Historically, only 1% of actual vaccine-related adverse events have been shown to be reported in VAERS, while the risk of myocarditis in this database is known to be underestimated by 3-4 times.
Studies, health authorities identify link between COVID shots and myocarditis
A number of recent studies link COVID-19 vaccines and the onset of myocarditis in the vaccinated.
As reported by The Defender on Jan. 6, a peer-reviewed analysis of studies on COVID-19 vaccine-induced myocarditis in young males showed many studies hid an important safety signal by not providing “adequate stratification.”
Put differently, multiple studies lumped together all categories — such as age, sex, dosage, and vaccine manufacturer — data from particular risk groups, such as adolescent boys who have been shown to be at high risk of developing myocarditis as a result of COVID-19 vaccination, is obscured.
On Nov. 18, 2022, The Defender reported that the U.S. Food and Drug Administration ordered Pfizer and Moderna to conduct several post-marketing safety studies due to the “known serious risks of myocarditis and pericarditis” and the “unexpected serious risk of subclinical myocarditis.”
As a result, Moderna launched two trials, the most recent in September 2022, while Pfizer told NBC News it also planned to start at least one of its trials, encompassing up to 500 individuals age 20 and younger.
Participants in these trials will include people who were previously hospitalized with vaccine-related myocarditis and those who were more recently diagnosed.
Prominent cardiologist Dr. Peter McCullough, a leading expert on COVID-19 treatment, listed a number of studies connecting COVID-19 vaccination to myocarditis, in a Nov. 16, 2022, blog post:
“Aldana-Bitar et al., described the excursion of cardiac troponin as about four days with COVID-19 vaccine-induced myocarditis which is oddly about the same duration as an ischemic myocardial infarction due to blocked coronary arteries.

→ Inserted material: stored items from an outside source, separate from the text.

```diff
diff --git a/world_modelz_amd/csrc/attn_slab_walk.h b/world_modelz_amd/csrc/attn_slab_walk.h
--- a/world_modelz_amd/csrc/attn_slab_walk.h
+++ b/world_modelz_amd/csrc/attn_slab_walk.h
@@ -60,6 +60,17 @@
 WMZ_HD bool w32_col_ok(int R, int c, int Rk, int ck, int eW) { const int d = w32_dw(R, c, Rk, ck); return d <= eW && -d <= eW; }
 WMZ_HD int w32_stage_extent(int eH) { return 2 * eH; }
 
+constexpr int slab_wave_row(int wave) { return wave ^ ((wave >> 2) & 1); }
+constexpr int slab_rows_of_parity(int row, int eH, int par, int H = 16) {
+  const int lo = row - eH > 0 ? row - eH : 0, hi = row + eH < H - 1 ? row + eH : H - 1;
+  return (hi - par + 2) / 2 - (lo - par + 1) / 2;
+}
+constexpr unsigned SLAB_CLASS_STEP = 16384u;
+constexpr int slab_issue_class(int row) {
+  return row <= 2 ? row : row >= 13 ? row - 10 : (row == 4 || row == 11) ? 6 : (row == 6 || row == 9) ? 7 : (row == 7 || row == 8) ? 8 : -1;
+}
+constexpr bool slab_issues(int row, int par) { return slab_issue_class(row) >= 0 && slab_rows_of_parity(row, 3, par) < 4; }
+
 template <int DH, int ROWP, int RS>
 WMZ_HD unsigned piece_voff(int piece, int lane, unsigned ld_bytes, int row_lim) {
   const int off = piece * 1024 + lane * 16;
diff --git a/world_modelz_amd/csrc/wmz_debug.h b/world_modelz_amd/csrc/wmz_debug.h
--- a/world_modelz_amd/csrc/wmz_debug.h
+++ b/world_modelz_amd/csrc/wmz_debug.h
@@ -18,6 +18,7 @@
 
 int wmz_debug_conv_stamps(unsigned long long* out, int n);
 int wmz_debug_w3_stamps(unsigned long long* out, int n);
+int wmz_debug_attn_infer_stamps(unsigned long long* out, int n);
 
 #ifdef __cplusplus
 }
```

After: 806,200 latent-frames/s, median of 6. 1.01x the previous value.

“Mansanguan et al. found the rate of heart injury was 2.3% on the second injection of Pfizer in children 13-18 years old. … Two children were hospitalized with myocarditis in this 301-person study.
“Le Pessec et al., in a presentation at the European Society of Cardiology, revealed 2.8% of healthcare workers (n=777) had elevated troponin by day 3 after the third mRNA injection.”
A Japanese study published in October 2022 found:
“People of all ages are at higher risk of death from heart inflammation after COVID-19 vaccination compared with the typical occurrence of myocarditis death.
“Using the disclosed data by the Japanese government, we observed increased myocarditis mortality rate ratio in the SARS-CoV-2 vaccinated population compared with general population during three years pre-COVID-19 pandemic era, especially in young adults.”
A study published in August 2022 found that 100 people in England died of myocarditis within 28 days of receiving a COVID-19 vaccine.
And on Aug. 11, 2022, The Defender reported that a preprint study from Thailand found a “stunning” association between myocarditis and the Pfizer-BioNTech COVID-19 vaccine.
Specifically, 18% of teens in the study had an abnormal electrocardiogram after receiving the second dose of the Pfizer-BioNTech vaccine, and 3.5% of males developed myopericarditis or subclinical myocarditis.